======== Records for this task ========

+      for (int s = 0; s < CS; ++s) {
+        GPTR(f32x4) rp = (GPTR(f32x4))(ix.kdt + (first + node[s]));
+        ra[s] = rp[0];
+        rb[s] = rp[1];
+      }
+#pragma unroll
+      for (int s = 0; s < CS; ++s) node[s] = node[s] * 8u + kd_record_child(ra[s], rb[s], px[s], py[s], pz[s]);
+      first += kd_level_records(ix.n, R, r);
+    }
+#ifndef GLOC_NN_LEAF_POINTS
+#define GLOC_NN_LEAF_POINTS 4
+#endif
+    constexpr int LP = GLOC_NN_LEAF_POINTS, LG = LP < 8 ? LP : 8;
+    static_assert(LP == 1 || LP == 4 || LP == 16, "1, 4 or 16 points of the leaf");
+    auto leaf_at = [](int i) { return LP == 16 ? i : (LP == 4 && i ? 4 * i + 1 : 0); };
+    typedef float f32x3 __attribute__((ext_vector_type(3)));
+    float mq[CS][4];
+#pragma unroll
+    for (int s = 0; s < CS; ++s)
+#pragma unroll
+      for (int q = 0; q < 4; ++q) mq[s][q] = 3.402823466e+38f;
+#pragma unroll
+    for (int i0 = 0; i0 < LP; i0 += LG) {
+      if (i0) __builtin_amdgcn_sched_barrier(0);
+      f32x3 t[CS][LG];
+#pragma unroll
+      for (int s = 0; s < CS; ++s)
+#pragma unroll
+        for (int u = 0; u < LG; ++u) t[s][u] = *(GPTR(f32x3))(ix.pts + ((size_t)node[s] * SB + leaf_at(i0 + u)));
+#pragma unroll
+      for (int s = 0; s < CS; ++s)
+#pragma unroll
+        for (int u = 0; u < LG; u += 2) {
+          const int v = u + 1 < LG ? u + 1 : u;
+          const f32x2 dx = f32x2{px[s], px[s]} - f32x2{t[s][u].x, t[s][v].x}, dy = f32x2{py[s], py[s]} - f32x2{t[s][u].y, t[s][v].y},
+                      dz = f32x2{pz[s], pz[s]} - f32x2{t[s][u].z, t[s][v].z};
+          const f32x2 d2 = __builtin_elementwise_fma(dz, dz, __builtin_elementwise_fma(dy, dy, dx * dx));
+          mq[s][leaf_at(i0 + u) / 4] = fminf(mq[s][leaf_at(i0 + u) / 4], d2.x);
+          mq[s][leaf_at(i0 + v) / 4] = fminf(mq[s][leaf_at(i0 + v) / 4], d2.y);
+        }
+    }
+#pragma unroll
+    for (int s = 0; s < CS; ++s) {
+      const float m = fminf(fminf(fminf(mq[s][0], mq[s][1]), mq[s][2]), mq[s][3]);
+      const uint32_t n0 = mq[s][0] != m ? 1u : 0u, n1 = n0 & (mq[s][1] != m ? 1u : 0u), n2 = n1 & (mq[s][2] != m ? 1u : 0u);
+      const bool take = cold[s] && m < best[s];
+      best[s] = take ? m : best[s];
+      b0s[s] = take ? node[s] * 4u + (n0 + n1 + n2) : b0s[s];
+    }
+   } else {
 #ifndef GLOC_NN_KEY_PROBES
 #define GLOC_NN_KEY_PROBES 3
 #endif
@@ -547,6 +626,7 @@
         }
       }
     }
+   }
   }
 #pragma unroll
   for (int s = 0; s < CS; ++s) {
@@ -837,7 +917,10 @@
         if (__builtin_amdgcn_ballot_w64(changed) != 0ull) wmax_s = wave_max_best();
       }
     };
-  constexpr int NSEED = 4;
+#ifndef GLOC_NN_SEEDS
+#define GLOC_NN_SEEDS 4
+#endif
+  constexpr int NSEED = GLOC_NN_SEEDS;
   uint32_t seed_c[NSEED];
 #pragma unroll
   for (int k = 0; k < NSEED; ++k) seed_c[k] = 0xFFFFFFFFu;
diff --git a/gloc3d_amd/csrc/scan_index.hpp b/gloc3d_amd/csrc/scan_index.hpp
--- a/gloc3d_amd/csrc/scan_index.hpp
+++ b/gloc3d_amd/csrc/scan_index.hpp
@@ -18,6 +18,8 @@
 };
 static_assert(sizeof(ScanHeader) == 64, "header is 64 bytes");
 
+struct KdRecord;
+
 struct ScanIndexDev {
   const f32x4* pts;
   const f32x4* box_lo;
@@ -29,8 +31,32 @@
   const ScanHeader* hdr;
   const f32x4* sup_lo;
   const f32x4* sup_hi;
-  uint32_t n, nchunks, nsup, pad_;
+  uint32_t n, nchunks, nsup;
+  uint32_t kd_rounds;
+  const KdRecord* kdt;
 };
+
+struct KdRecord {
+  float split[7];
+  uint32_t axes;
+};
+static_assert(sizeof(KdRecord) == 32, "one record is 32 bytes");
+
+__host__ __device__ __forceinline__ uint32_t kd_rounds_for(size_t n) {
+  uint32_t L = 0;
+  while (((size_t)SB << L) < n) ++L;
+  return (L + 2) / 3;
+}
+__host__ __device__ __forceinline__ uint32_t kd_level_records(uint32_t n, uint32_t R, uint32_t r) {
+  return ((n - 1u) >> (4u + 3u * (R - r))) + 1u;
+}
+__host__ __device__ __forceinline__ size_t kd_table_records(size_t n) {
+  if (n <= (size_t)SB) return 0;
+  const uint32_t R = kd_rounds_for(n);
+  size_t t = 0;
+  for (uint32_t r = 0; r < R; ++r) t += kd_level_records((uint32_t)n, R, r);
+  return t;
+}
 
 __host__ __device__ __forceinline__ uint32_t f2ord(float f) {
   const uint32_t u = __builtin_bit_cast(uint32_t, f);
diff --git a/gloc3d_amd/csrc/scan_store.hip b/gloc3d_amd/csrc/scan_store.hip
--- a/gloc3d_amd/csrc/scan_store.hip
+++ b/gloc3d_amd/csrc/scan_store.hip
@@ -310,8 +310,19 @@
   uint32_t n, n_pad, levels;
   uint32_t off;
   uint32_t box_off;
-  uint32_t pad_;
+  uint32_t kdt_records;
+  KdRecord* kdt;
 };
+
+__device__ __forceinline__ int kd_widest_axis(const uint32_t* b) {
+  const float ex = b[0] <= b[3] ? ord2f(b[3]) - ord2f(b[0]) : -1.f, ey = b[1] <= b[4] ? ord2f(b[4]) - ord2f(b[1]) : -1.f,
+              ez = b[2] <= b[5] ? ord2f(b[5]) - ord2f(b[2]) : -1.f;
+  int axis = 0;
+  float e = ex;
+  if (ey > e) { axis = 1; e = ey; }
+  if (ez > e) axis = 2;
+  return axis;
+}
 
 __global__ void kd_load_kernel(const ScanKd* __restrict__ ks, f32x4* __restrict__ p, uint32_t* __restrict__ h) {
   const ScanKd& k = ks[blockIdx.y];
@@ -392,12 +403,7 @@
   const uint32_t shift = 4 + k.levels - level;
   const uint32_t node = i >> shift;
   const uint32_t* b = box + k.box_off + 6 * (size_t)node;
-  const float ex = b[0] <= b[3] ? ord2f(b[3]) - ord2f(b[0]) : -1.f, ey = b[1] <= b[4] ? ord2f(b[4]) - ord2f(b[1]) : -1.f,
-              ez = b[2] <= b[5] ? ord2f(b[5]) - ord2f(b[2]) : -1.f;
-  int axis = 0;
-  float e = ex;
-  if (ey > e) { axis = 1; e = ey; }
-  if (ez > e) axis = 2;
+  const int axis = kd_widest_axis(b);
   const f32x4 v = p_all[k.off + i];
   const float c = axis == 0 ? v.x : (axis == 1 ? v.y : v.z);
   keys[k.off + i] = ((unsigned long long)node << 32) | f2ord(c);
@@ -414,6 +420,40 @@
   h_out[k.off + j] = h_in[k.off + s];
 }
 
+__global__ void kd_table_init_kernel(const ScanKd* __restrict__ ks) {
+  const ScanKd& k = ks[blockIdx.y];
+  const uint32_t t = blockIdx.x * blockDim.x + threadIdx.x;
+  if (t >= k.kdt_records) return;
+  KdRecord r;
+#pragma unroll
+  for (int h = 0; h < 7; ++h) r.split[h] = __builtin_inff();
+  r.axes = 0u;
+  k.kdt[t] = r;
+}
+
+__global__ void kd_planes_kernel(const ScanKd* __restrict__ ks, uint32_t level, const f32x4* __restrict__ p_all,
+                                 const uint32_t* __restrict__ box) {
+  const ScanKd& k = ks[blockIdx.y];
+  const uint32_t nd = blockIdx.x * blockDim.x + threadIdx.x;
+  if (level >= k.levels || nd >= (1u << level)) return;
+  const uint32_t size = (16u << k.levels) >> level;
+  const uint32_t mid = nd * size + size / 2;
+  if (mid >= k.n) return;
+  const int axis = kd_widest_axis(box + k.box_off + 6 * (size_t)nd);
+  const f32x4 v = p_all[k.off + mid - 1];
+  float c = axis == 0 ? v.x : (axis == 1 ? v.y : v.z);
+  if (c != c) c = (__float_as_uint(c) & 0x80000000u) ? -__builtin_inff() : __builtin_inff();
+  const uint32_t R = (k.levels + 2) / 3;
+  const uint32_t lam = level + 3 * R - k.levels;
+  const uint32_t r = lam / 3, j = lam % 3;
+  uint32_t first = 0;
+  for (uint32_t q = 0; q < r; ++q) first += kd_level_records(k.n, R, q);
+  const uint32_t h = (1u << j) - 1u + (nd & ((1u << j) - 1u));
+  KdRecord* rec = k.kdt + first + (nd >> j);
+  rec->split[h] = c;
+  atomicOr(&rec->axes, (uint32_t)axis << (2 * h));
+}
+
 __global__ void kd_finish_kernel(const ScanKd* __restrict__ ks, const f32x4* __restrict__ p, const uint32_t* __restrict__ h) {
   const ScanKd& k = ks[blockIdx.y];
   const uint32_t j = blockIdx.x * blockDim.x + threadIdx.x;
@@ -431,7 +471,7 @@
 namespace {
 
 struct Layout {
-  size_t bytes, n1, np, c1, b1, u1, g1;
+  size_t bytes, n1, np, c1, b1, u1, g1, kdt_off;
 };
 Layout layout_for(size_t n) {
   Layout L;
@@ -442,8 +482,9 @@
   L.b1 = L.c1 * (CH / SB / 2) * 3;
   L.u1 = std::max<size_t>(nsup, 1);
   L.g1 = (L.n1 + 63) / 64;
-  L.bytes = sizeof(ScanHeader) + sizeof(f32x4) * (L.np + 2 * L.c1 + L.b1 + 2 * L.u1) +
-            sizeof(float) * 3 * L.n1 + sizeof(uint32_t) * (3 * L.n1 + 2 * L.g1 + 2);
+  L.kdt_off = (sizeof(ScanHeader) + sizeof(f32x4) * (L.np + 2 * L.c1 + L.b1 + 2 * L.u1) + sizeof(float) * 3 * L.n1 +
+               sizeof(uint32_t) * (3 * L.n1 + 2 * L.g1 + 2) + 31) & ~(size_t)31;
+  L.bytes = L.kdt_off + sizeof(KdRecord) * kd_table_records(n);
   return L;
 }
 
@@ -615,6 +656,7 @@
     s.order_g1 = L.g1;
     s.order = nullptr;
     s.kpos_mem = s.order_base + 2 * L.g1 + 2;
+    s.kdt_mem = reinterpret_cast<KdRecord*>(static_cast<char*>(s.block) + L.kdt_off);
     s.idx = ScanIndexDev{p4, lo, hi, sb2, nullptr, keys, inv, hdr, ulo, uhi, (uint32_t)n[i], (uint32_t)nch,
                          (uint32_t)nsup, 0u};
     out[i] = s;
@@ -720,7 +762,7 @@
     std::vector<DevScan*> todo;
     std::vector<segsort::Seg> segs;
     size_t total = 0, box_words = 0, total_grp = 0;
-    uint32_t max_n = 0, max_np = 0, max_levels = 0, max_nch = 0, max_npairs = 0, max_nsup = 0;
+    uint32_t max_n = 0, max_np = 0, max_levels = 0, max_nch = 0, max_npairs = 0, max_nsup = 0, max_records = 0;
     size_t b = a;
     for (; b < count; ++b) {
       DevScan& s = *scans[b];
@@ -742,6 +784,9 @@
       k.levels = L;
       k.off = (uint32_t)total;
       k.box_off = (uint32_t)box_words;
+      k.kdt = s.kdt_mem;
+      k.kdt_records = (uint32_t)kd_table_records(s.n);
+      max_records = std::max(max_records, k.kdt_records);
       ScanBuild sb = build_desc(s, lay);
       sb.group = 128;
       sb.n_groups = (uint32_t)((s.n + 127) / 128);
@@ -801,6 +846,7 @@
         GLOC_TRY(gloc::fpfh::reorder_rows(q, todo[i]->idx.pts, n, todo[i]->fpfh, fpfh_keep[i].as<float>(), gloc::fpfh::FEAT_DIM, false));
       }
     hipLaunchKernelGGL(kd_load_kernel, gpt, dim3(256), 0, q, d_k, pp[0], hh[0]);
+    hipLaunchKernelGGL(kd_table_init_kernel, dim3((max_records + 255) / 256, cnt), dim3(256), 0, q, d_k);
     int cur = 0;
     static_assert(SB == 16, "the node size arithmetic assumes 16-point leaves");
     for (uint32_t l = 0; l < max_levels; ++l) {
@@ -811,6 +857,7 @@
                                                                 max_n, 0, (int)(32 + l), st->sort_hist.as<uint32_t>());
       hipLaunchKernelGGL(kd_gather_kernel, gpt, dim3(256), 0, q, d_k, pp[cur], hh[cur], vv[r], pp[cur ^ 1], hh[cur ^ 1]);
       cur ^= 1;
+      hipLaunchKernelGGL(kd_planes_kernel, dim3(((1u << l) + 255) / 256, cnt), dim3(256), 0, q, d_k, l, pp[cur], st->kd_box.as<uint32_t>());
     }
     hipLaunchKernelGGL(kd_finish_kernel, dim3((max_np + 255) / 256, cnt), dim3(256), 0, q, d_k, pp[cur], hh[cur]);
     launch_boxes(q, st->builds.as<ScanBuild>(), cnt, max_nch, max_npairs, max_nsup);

========

» **About this exercise**
Say how many lines of the entries above include the word "first", giving the number alone.

» **Completed task**
5